As Alvarez was quick to remind everyone on the MMA Hour, Nurmagomedov won the belt by beating Al Iaquinta on short notice. ‘Raging’ is a great fighter, but being ranked outside the top 10 meant being a late replacement was the only way he was going to fight for the belt in Brooklyn.

“If the Philadelphia Eagles show up for the Super Bowl, and New England can’t make it, you don’t bring in the third-place team to play for the Lombardi Trophy. You have to wait and you have be patient. You can’t tell the No. three, four, five guys ‘you get a title shot.’ It just got silly real fast. Everything got silly real fast, and it made the belt quite meaningless.”

Choose your words very carefully

Before UFC 223, Nurmagomedov didn’t recognise any of the then-belt holders in the lightweight division as legitimate champions. McGregor held the belt, Ferguson held the interim belt, but in ‘the Eagle’s eyes, neither were real champions.

As Alvarez pointed out, Nurmagomedov consistently referring to Ferguson’s and McGregor’s ‘fake belts’ in the build-up to UFC 223 seems to have been forgotten by a lot of people. And he’s right, it certainly is convenient for the Dagestani to hold the belt in a year they will debut in Russia.

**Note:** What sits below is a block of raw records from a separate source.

@@ -896,12 +911,23 @@
         return -1;
     }
     return ffn_impl(x, y, w1_planes, w2_planes, m, hidden, wshift, gamma, beta, eps, out, mode, workspace, workspace_bytes, wc_planes,
-                    kv_planes, stream_);
+                    kv_planes, nullptr, stream_);
+}
+
+extern "C" int um_ffn_planes_fwd(const float* x, const float* y, const void* w1_planes, const void* w2_planes, int m, int hidden,
+                                 int wshift, const float* gamma, const float* beta, float eps, float* out, void* out_planes, int mode,
+                                 void* workspace, size_t workspace_bytes, void* stream_) {
+    if (!out_planes) {
+        um_set_error("um_ffn_planes_fwd: null output planes");
+        return -1;
+    }
+    return ffn_impl(x, y, w1_planes, w2_planes, m, hidden, wshift, gamma, beta, eps, out, mode, workspace, workspace_bytes, nullptr,
+                    nullptr, out_planes, stream_);
 }
 
 static int ffn_impl(const float* x, const float* y, const void* w1_planes, const void* w2_planes, int m, int hidden,
                     int wshift, const float* gamma, const float* beta, float eps, float* out, int mode, void* workspace,
-                    size_t workspace_bytes, const void* wc_planes, void* kv_planes, void* stream_) {
+                    size_t workspace_bytes, const void* wc_planes, void* kv_planes, void* out_planes, void* stream_) {
     if (!x || !y || !w1_planes || !w2_planes || !gamma || !beta || !out || m <= 0 || hidden < 64 || hidden % 32 != 0 ||
         (mode != 0 && mode != 1) || wshift < 0 || wshift > 14) {
         um_set_error("um_ffn_fwd: bad argument (m=%d hidden=%d wshift=%d mode=%d; hidden must be a multiple of 32, >= 64)",
@@ -930,6 +956,8 @@
     a.hs_part = nullptr;
     a.hs_flag = nullptr;
     a.kv = Kv4Args{};
+    a.planes = nullptr;
+    a.planes_stride = (long)m * 128;
     a.range_flag = a.kv.range_flag = (mode == 0) ? um_range_flag_dev() : nullptr;
     if (workspace) {
         const int split = ffn_hidden_split(m, hidden);
@@ -951,12 +979,20 @@
         a.kv.M = m;
         a.kv.out_scale = a.out_scale;
     }
+    if (out_planes && a.split == 1) a.planes = (unsigned short*)out_planes;
     const hipError_t e = mode == 0 ? launch_ffn<Fp16, 2>(a, (hipStream_t)stream_) : launch_ffn<Bf16, 1>(a, (hipStream_t)stream_);
     if (e != hipSuccess) {
         um_set_error("um_ffn_fwd: launch failed: %s", hipGetErrorString(e));
         return (int)e;
     }
     if (wc_planes && !fuse) return um_kv4_fwd(out, wc_planes, m, wshift, kv_planes, mode, stream_);
+    if (out_planes && !a.planes) {
+        const hipError_t es = launch_split_planes(out, (unsigned short*)out_planes, m, 1.f, mode, (hipStream_t)stream_);
+        if (es != hipSuccess) {
+            um_set_error("um_ffn_planes_fwd: format pass failed: %s", hipGetErrorString(es));
+            return (int)es;
+        }
+    }
     return 0;
 }
 
diff --git a/unimatch_amd/model.py b/unimatch_amd/model.py
--- a/unimatch_amd/model.py
+++ b/unimatch_amd/model.py
@@ -78,10 +78,10 @@
                                      nn.Linear(2 * d_model * ffn_dim_expansion, d_model, bias=False))
             self.norm2 = nn.LayerNorm(d_model)
 
-    def forward(self, ops, source, target, h, w, geom, kv_rotate=0, kv=None, next_kv_weights=None):
+    def forward(self, ops, source, target, h, w, geom, kv_rotate=0, kv=None, next_kv_weights=None, fold=False, next_planes=False):
         if getattr(ops, 'fused_tail', False):
-            return self._forward_fused(ops, source, target, h, w, geom, kv_rotate, kv, next_kv_weights)
-        assert kv_rotate == 0 and kv is None and next_kv_weights is None
+            return self._forward_fused(ops, source, target, h, w, geom, kv_rotate, kv, next_kv_weights, fold, next_planes)
+        assert kv_rotate == 0 and kv is None and next_kv_weights is None and not fold and not next_planes
         q, k, v = self.q_proj(source), self.k_proj(target), self.v_proj(target)
         msg = ops.window_attention(q, k, v, h, w, *geom)
         msg = self.norm1(self.merge(msg))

“You know what no one’s talking about? Khabib talked about fake champions, fake belts., fake this, fake that, and everything is fake, fake, fake. No one said that they were just begging to give him that belt because they had Russia behind him. Russia is going to be an open market soon, and it’s convenient Khabib has the belt.”

If Ferguson was a ‘fake champion’ for finishing Kevin Lee and McGregor was a ‘fake champion’ for knocking out Alvarez, what does that make Khabib?